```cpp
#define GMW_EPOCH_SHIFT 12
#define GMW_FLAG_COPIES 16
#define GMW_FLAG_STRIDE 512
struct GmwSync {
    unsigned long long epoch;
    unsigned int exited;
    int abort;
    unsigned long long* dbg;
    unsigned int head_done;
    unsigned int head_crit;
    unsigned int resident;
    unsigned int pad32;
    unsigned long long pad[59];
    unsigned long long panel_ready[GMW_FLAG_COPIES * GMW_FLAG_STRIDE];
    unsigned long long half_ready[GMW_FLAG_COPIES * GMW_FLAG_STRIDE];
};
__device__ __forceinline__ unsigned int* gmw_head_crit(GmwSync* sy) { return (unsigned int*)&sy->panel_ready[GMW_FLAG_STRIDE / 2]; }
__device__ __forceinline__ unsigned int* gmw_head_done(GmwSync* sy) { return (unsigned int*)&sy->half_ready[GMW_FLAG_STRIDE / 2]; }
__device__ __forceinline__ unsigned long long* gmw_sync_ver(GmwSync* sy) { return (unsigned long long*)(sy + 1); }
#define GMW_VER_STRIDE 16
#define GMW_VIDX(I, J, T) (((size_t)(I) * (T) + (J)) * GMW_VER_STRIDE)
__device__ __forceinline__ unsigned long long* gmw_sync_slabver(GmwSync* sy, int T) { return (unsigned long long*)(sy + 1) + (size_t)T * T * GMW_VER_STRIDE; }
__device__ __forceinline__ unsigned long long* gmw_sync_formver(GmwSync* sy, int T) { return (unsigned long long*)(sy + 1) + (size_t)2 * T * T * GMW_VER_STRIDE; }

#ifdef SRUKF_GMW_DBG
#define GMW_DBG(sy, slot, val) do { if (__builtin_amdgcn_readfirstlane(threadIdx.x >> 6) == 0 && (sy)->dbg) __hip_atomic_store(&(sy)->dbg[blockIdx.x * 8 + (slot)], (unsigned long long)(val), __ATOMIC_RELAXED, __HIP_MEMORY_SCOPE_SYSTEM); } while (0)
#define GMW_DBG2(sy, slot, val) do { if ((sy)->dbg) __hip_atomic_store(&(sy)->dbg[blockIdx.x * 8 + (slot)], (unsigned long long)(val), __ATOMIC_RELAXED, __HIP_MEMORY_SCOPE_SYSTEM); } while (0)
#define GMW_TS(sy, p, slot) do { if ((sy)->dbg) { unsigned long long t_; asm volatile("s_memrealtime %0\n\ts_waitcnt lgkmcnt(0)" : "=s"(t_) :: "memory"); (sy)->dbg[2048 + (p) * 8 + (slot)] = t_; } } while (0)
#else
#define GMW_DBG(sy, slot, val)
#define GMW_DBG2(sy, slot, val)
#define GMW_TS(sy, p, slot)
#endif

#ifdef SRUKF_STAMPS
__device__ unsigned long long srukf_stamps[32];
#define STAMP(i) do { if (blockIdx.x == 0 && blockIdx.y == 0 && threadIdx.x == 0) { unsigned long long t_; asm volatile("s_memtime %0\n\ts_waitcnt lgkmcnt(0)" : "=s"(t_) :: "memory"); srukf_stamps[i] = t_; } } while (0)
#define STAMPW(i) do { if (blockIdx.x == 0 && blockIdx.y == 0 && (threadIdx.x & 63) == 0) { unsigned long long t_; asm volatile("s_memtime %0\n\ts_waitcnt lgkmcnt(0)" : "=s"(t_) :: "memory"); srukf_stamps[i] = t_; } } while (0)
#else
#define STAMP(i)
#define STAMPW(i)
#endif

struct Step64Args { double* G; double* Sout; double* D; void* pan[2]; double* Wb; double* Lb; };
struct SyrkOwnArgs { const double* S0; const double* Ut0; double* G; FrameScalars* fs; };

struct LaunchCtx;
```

Exercise directions: Which of the lines in the data contain the string "struct"? Return each one.

Solution to this problem:
struct GmwSync {
struct Step64Args { double* G; double* Sout; double* D; void* pan[2]; double* Wb; double* Lb; };
struct SyrkOwnArgs { const double* S0; const double* Ut0; double* G; FrameScalars* fs; };
struct LaunchCtx;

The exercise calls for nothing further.